In some areas of India, the right of pre-emption existed by way of statutes. People were given statutory rights and could go to court in case of their violation. A few examples of it are:

Rights under these Acts were given to both Muslims and Non-Muslims. 

By Customs

In a few areas, where there was no statutory law, it was recognized as part of customs. Customs are those common practices that have been followed since time immemorial and are reasonable, certain, moral, and not opposed to public policy. They have been followed by a large number of people consistently and therefore, enjoy the force of law. The burden of proving the custom lies on the person who asserts it. It was applicable to Hindus who either had their domicile there or were the permanent natives of these areas for a long time. For example, the customary law of pre-emption was followed in all these areas – Bihar  Sylhet, parts of  Maharashtra, and  Gujarat such as Surat,  Godhra, and Ahmedabad;  parts of  Uttar Pradesh such as  Banaras,  Muzaffarnagar,  and  Saharanpur; and Bengal. 
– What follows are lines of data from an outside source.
@@ -134,6 +135,10 @@
         return check_weight_map(w, self.W).to(device=self.device).contiguous()
 
 
+def _handle_count(v) -> int:
+    return max(int(np.prod(np.shape(v))) // 3, 0)
+
+
 def check_weight_map(w, W: int) -> th.Tensor:
     w = w.detach() if th.is_tensor(w) else th.as_tensor(np.asarray(w))
     if tuple(w.shape) != (3, W, W):
@@ -164,14 +169,19 @@
         self.cof = 0.0
         self.weights = None
 
-    def _args(self) -> _lib.DragArgsC:
-        return _lib.DragArgsC(self.W, self.ld, self.Cc, self.chmap.data_ptr(), self.sources.data_ptr(),
-                              self._targets_ptr(), self.sources.shape[0], self.r, self.voxel, float(self.cof),
+    MAX_EDIT_HANDLES = 64
+
+    def _args(self, handles=None) -> _lib.DragArgsC:
+        src, tgt, B = handles or (self.sources.data_ptr(), self._targets_ptr(), self.sources.shape[0])
+        return _lib.DragArgsC(self.W, self.ld, self.Cc, self.chmap.data_ptr(), src, tgt, B, self.r, self.voxel, float(self.cof),
                               self.l1, self.touched.data_ptr(), self.nmask.data_ptr(), self.acc.data_ptr(), self.gfx.data_ptr(),
                               self.chan_weight.data_ptr(), _lib.ptr(self.weights))
 
     def setup(self, sources, targets, cof: float, weights=None):
         check_region_cof(float(cof), weights is not None)
+        on_host = not any(th.is_tensor(v) and v.is_cuda for v in (sources, targets))
+        if _EDIT_SETUP and weights is None and on_host and 1 <= _handle_count(sources) <= self.MAX_EDIT_HANDLES:
+            return self.setup_edit(sources, targets, cof)
         self.weights = None if weights is None else self._weight_map(weights)
 
         def pts(v):
@@ -182,6 +192,24 @@
         self.cof = float(cof)
         self._reset_aim()
         self._call("ishap_drag_setup", C.byref(self._args()))
+
+    def setup_edit(self, sources, targets, cof: float):
+        host = lambda v: np.ascontiguousarray(np.asarray(v.detach().cpu() if th.is_tensor(v) else v, dtype=np.float32).reshape(-1, 3))
+        src, tgt = host(sources), host(targets)
+        if src.shape != tgt.shape:
+            raise ValueError(f"setup_edit: {src.shape[0]} sources and {tgt.shape[0]} targets (need the same count)")
+        n = src.shape[0]
+        pair = th.empty((2, n, 3), dtype=th.float32, device=self.device)
+        keep = self.cof, self.weights
+        self.cof, self.weights = float(cof), None
+        try:
+            self._call("ishap_drag_setup_edit", C.byref(self._args((pair[0].data_ptr() if n else None, pair[1].data_ptr() if n else None, n))),
+                       src.ctypes.data, tgt.ctypes.data)
+        except Exception:
+            self.cof, self.weights = keep
+            raise
+        self.sources, self.targets = pair[0], pair[1]
+        self._reset_aim()
 
     def _retarget_call(self, k, remaining, arrived, done, step, arrive):
         self._call("ishap_drag_retarget", C.byref(self._args()), self.targets.data_ptr(), k, float(step), float(arrive),
@@ -678,6 +706,16 @@
         self._w = value
         self._shape_changed()
 
+    @property
+    def sources(self):
+        dk = getattr(self, "_dk", None)
+        return None if dk is None else dk.sources
+
+    @property
+    def targets(self):
+        dk = getattr(self, "_dk", None)
+        return None if dk is None else dk.targets
+
     def _shape_changed(self):
         self._shape_gen = self._shape_gen + 1
         self._first_step = None
@@ -708,8 +746,6 @@
         self.offset1 = make_offsets(self.r1, self.device)
         self.voxel_size = 2. / self.args.shape_resolution
         self.train_flag = True
-        self.targets = None
-        self.sources = None
         self.mesh = None
         self.mesh0 = None
         self.tri_feat0 = None
@@ -978,6 +1014,15 @@
             out.append({"error": (pos - tgt).norm(dim=-1) / self.voxel_size, "fraction": frac})
         return out if isinstance(self.last_track, list) else out[0]
 
+    def _plain_kernels(self, width, ch):
+        key = (int(width), int(ch), int(self.r1), float(self.voxel_size), self.args.loss_type, str(self.device))
+        kept = getattr(self, "_dk_plain", None)
+        if kept is None or kept[0] != key:
+            kept = (key, DragKernels(self.device, W=width, ld=ch, chmap=feat_channel_map(ch), r=self.r1, voxel=self.voxel_size,
+                                     loss_type=self.args.loss_type))
+            self._dk_plain = kept
+        return kept[1]
+
     def training(self, sources=None, targets=None, scale=600, cof=0.2, keep=None, free=None, keep_weight=4.0, free_weight=0.0,
                  region_dilate=0, weights=None, track=None, closed_loop=None, region_falloff=0.0, volume_keep=None, carve=None,
                  fill=None, volume_scale=None, volume_points=16384, volume_res=128):
@@ -988,15 +1033,18 @@
         ch, width = self.model.tap_shape(self.args.feat_layer)
         wmap = self._region_weights(width, cof, keep, free, keep_weight, free_weight, region_dilate, weights, region_falloff=region_falloff)
         cons, ratio = self._volume_constraints(scale, volume_keep, carve, fill, volume_scale, volume_points, volume_res)
-        self.sources = th.tensor(np.asarray(sources), device=self.device, dtype=th.float32)
-        self.targets = th.tensor(np.asarray(targets), device=self.device, dtype=th.float32)
-        assert self.sources.shape[0] == self.targets.shape[0]
-        img = self.w.clone().detach()
-        dk = DragKernels(self.device, W=width, ld=ch, chmap=feat_channel_map(ch), r=self.r1, voxel=self.voxel_size,
-                         loss_type=self.args.loss_type)
-        dk.setup(self.sources, self.targets, cof, **({} if wmap is None else {"weights": wmap}))
+        src = th.tensor(np.asarray(sources), dtype=th.float32)
+        tgt = th.tensor(np.asarray(targets), dtype=th.float32)
+        assert src.shape[0] == tgt.shape[0]
+        img = self.w.detach()
+        if _EDIT_SETUP and wmap is None and topts is None and copts is None:
+            dk = self._plain_kernels(width, ch)
+        else:
+            dk = DragKernels(self.device, W=width, ld=ch, chmap=feat_channel_map(ch), r=self.r1, voxel=self.voxel_size,
+                             loss_type=self.args.loss_type)
+        dk.setup(src, tgt, cof, **({} if wmap is None else {"weights": wmap}))
         self._dk = dk
-        trk = self._loop_track(topts, width, ch, [self.sources])
+        trk = None if topts is None else self._loop_track(topts, width, ch, [dk.sources])
         cl = None if copts is None else self._closed_loop(dk, trk, copts)
         vol = None if cons is None else VolumeGuidance(self, cons, ratio)
         img, stop_time = yield from self._guided_loop(img, dk, self.feature_guidance, 0, [float(scale)], float(scale), vol is None,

In the case of Avadh Behari vs. Gajadhar (1954), it was held that the customs form the part of lex loci (law of the place) and are applicable to everyone, irrespective of the religion of the parties concerned. Shufa was also followed as custom in certain areas and it had to be followed by everyone as the law of the land.

By Contract

The right of Shufa could also become applicable to anyone by entering into a valid contract. For example, a contract may be entered into by a Hindu vendee and a Muslim vendor, and the Muslim law of Shufa, as applicable to the vendor, may also be applicable to the vendee in the same manner. 

Effect of Shufa (pre-emption) 

After the final decree for the suit of pre-emption is passed by the authorised court, the pre-emptor stands in the same position as that of the vendee and becomes liable to pay the same amount as paid by the vendee for the purchase of the property in question. But the original vendee is entitled to some benefits. He has the right to get profits such as rent or other profits for the period between the date of the first sale and the date when the property was transferred to the pre-emptor. The property is considered to be transferred to the pre-emptor when he pays the actual price to the vendor. The death of the vendee or any disposition of property made by him does not affect the right of pre-emption of the pre-emptor. But the pre-emptor cannot transfer the final decree executed in his name. 

Conclusion

In conclusion, we see that the right of pre-emption exercised by the co-owners of the property is most widely recognized under various schools of Muslim law. It can only be exercised against a completed sale of immovable property and the Transfer of Property Act,1872 overrides the Muslim personal law. It is a weak and feeble right which can be defeated by way of estoppel. It must be made compulsory to go to alternative dispute resolution before going to court to file the suit as it would reduce the overburden caused by the pendency of cases.